We will use Google Chrome as our primary tool to work with the website. To start, we recommend you to install an extension for Google Chrome: Quick Javascript Switcher – it let you turn Javascript off and on for specific websites quickly. This is very handy tool as it let you see how the data is rendered on the page: on the server side or with Javascript (this can be data embedded in the JS on the page, a hidden block on the page that gets visible using JS, or the data is collected by an additional XHR (Ajax) request) . When we work with RSS feed, it’s not necessary to use this extension because RSS doesn’t use JS, but it’s advantageous when you work with HTML pages.

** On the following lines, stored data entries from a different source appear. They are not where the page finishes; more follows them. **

template <int N>
__device__ __forceinline__ void block_append_chunk(uint32_t *const (&counter)[N], const bool (&pred)[N], uint32_t *lds,
                                                   uint32_t buf, uint32_t C, uint32_t (&cb)[N], uint32_t (&cu)[N],
                                                   uint32_t (&slot)[N]) {
    uint32_t *L = lds + buf * (APP_W + 3u) * N;
    const uint32_t wave = threadIdx.x >> 6;
    uint64_t m[N];
#pragma unroll
    for (int q = 0; q < N; q++) {
        m[q] = __ballot(pred[q]);
        if ((threadIdx.x & 63u) == 0) L[APP_W * q + wave] = (uint32_t)__popcll(m[q]);
    }
// ... 21 lines not shown
                cb[q] = fresh[q];
                cu[q] = tot[q] - room;
            } else {
                cu[q] += tot[q];
            }
        }
    }
    __syncthreads();
#pragma unroll
    for (int q = 0; q < N; q++) {
        const uint32_t i = L[APP_W * q + wave] +
                           __builtin_amdgcn_mbcnt_hi((uint32_t)(m[q] >> 32), __builtin_amdgcn_mbcnt_lo((uint32_t)m[q], 0u));
        const uint32_t room = L[APP_W * N + 3 * q + 1];
        slot[q] = i < room ? L[APP_W * N + 3 * q] + i : L[APP_W * N + 3 * q + 2] + (i - room);
    }
}

__device__ __forceinline__ uint32_t *cnt_closest(const WfArgs &W, uint32_t g) { return W.cnt + g; }
__device__ __forceinline__ uint32_t *cnt_shadow(const WfArgs &W, uint32_t g) { return W.cnt + WF_G + g; }
__device__ __forceinline__ uint32_t *work_closest(const WfArgs &W, uint32_t g) { return W.cnt + 2 * WF_G + g; }
__device__ __forceinline__ uint32_t *work_shadow(const WfArgs &W, uint32_t g) { return W.cnt + 3 * WF_G + g; }

__device__ __forceinline__ uint32_t dir_bin(f3 d, uint32_t res) {
    const float s = fabsf(d.x) + fabsf(d.y) + fabsf(d.z);
    if (!(s > 0.f)) return 0u;
    float u = d.x / s, v = d.z / s;
    if (d.y < 0.f) {
        const float uu = (1.f - fabsf(v)) * (u >= 0.f ? 1.f : -1.f), vv = (1.f - fabsf(u)) * (v >= 0.f ? 1.f : -1.f);
        u = uu;
        v = vv;
    }
    const float h = 0.5f * (float)res;
    const uint32_t bu = (uint32_t)min((int)res - 1, max(0, (int)((u + 1.f) * h)));
    const uint32_t bv = (uint32_t)min((int)res - 1, max(0, (int)((v + 1.f) * h)));
    uint32_t m = 0;
    for (uint32_t b = 0; (1u << b) < res; b++) m |= ((bu >> b) & 1u) << (2 * b + 1) | ((bv >> b) & 1u) << (2 * b);
    return m;
}
__device__ __forceinline__ uint32_t world_key(const RenderArgs &A, const WfArgs &W, f3 o, f3 dir) {
    const DevScene &S = A.S;
    const uint32_t WORLD_BITS = W.world_bits;
    const float sc = (float)(1u << WORLD_BITS);
    const uint32_t qx = (uint32_t)min((int)sc - 1, max(0, (int)((o.x - S.bmin.x) / (S.bmax.x - S.bmin.x) * sc)));
    const uint32_t qy = (uint32_t)min((int)sc - 1, max(0, (int)((o.y - S.bmin.y) / (S.bmax.y - S.bmin.y) * sc)));
    const uint32_t qz = (uint32_t)min((int)sc - 1, max(0, (int)((o.z - S.bmin.z) / (S.bmax.z - S.bmin.z) * sc)));
    uint32_t m = 0;
    for (uint32_t b = 0; b < WORLD_BITS; b++)
        m |= ((qx >> b) & 1u) << (3 * b + 2) | ((qy >> b) & 1u) << (3 * b + 1) | ((qz >> b) & 1u) << (3 * b);
    return m * (W.dir_res * W.dir_res) + dir_bin(dir, W.dir_res);
}
__device__ __forceinline__ uint32_t sort_key(const RenderArgs &A, const WfArgs &W, uint32_t p, f3 dir) {
    const uint32_t item = (W.w0 + p) / A.s_count;
    const uint32_t T = A.tile, TT = T * T, lt = item / TT, o = item - lt * TT, sh = W.sort_tile;
    const uint32_t S = (T + (1u << sh) - 1) >> sh;
    const uint32_t sub = ((o / T) >> sh) * S + ((o % T) >> sh);
    return (lt * S * S + sub) * (W.dir_res * W.dir_res) + dir_bin(dir, W.dir_res);
}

Let’s open the [page with the top news]https://news.google.com/news/?ned=us&gl=US&hl=en in the browser, press Ctrl+F to open search console and try to search word RSS. We can find the link we are looking for at the footer of the page.

It’s not always you will find an RSS feed that easily, sometimes you may need to look in the page source, e.g., in our blog you need to open page source in your browser and search for RSS:

So now we need to pick the link to the RSS feed as we found it on the webpage. To do it you need to click the right button of your mouse on the “RSS” and select “Copy link address” option. It saves URL to the feed to your clipboard.

Now we need to paste (Ctrl + V) URL from the clipboard to the address field of the browser and load RSS feed to the browser. URL of RSS feed to Google Top News (just for your reference) is https://news.google.com/news/rss/?ned=us&gl=US&hl=en. Once you open it, you can see the XML source code for the RSS Feed. As you can see it has some header data blocks, we pick feed title from there to put it to our dataset so we could quickly identify a source of record in the future. It’s useful if you are gathering data from many sources. Also, you can find there many “item” blocks which contains news entries. It is data we want to scrape, so we need to have our scraper to iterate over these “item” blocks, extract data from them and put it as record fields to our dataset.

In the Diggernaut you traverse the DOM using CSS selectors. Once you load the page you are in the root of the loaded document, so we need to build our selectors from our current block (root). To get the title of the RSS feed, you need to extract text from the title tag, which is a child of the channel element. Our CSS selector for this field may be channel > title. Now let’s define selector for news items. Each item is enclosed into item tag, which is a child of the channel element. So again our CSS selector may be channel > item.

Since each news item has a specific structure and a few fields we would like to extract, let’s look at it more closely.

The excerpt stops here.